Saved data entries
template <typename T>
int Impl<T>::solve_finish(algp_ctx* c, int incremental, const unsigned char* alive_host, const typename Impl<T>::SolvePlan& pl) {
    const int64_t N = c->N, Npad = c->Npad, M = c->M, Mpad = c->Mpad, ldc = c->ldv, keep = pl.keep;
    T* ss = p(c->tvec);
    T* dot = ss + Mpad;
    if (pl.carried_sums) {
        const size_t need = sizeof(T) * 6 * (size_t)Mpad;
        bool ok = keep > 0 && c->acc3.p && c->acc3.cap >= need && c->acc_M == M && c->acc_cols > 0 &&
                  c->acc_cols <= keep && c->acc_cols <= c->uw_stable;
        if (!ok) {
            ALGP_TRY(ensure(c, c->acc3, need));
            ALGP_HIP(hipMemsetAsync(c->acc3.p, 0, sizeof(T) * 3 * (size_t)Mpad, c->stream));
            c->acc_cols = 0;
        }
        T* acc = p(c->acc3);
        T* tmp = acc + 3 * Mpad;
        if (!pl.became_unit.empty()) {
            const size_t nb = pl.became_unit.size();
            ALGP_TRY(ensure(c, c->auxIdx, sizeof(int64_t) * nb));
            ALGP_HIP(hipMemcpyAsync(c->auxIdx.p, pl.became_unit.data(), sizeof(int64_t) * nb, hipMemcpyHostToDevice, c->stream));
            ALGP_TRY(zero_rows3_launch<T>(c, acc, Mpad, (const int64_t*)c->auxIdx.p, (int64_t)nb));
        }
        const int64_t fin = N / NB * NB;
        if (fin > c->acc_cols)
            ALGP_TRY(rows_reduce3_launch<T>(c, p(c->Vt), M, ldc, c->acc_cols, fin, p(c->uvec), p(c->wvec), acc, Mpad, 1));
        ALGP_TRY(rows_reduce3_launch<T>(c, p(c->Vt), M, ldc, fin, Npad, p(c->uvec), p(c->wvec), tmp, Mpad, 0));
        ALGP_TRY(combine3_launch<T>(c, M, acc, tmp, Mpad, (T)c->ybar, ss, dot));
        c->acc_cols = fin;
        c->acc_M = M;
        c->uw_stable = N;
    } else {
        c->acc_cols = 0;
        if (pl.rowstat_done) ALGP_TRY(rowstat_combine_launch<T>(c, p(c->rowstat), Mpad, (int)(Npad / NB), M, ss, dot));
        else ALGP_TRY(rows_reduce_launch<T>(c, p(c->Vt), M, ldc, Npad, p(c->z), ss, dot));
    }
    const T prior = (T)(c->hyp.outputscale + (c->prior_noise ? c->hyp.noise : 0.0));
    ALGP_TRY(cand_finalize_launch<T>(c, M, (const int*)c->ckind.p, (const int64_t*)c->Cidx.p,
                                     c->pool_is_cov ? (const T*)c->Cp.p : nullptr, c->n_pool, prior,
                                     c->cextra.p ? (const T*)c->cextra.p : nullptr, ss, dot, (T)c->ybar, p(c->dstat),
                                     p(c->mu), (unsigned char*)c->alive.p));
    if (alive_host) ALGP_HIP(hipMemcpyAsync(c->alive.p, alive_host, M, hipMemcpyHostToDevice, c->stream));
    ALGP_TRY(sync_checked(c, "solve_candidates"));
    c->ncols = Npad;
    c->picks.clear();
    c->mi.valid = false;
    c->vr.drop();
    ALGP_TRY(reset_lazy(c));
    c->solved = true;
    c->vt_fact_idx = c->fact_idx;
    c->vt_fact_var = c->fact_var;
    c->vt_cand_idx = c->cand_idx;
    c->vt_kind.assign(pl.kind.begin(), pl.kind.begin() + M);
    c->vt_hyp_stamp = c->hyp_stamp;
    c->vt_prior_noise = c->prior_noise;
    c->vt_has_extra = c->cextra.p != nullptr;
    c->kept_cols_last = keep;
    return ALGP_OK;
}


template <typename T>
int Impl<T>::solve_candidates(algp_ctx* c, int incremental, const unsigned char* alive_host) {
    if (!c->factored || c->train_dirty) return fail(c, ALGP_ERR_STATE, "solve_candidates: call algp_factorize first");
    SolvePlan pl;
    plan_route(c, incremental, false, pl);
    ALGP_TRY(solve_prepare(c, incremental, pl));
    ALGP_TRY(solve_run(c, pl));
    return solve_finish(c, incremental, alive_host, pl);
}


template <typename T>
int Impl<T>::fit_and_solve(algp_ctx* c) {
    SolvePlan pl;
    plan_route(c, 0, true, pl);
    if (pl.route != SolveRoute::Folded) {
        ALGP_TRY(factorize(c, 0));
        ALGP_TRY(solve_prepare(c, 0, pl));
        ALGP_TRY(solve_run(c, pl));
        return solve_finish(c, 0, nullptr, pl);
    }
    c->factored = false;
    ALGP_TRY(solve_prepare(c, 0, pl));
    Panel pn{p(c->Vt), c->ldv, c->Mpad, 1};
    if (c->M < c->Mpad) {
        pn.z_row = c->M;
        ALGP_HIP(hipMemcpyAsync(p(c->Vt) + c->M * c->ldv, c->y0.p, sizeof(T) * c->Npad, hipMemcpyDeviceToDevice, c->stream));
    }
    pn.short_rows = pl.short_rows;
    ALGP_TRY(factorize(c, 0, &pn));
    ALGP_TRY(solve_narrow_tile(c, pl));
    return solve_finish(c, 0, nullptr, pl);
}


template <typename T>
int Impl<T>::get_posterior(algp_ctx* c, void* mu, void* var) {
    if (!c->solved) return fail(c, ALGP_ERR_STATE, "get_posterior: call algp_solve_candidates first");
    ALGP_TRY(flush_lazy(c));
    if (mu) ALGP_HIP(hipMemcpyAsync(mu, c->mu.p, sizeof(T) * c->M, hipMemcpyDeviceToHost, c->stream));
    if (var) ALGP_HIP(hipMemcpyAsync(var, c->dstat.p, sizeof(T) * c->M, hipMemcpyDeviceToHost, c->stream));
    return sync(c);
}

◆ Exercise details: Give back exactly the lines from the one that contains "if (var) ALGP_HIP(hipMemcpyAsync(var, c->dstat.p, sizeof(T)" to the end of the data above, both of those lines included.

◆ Reply to the exercise:
    if (var) ALGP_HIP(hipMemcpyAsync(var, c->dstat.p, sizeof(T) * c->M, hipMemcpyDeviceToHost, c->stream));
    return sync(c);
}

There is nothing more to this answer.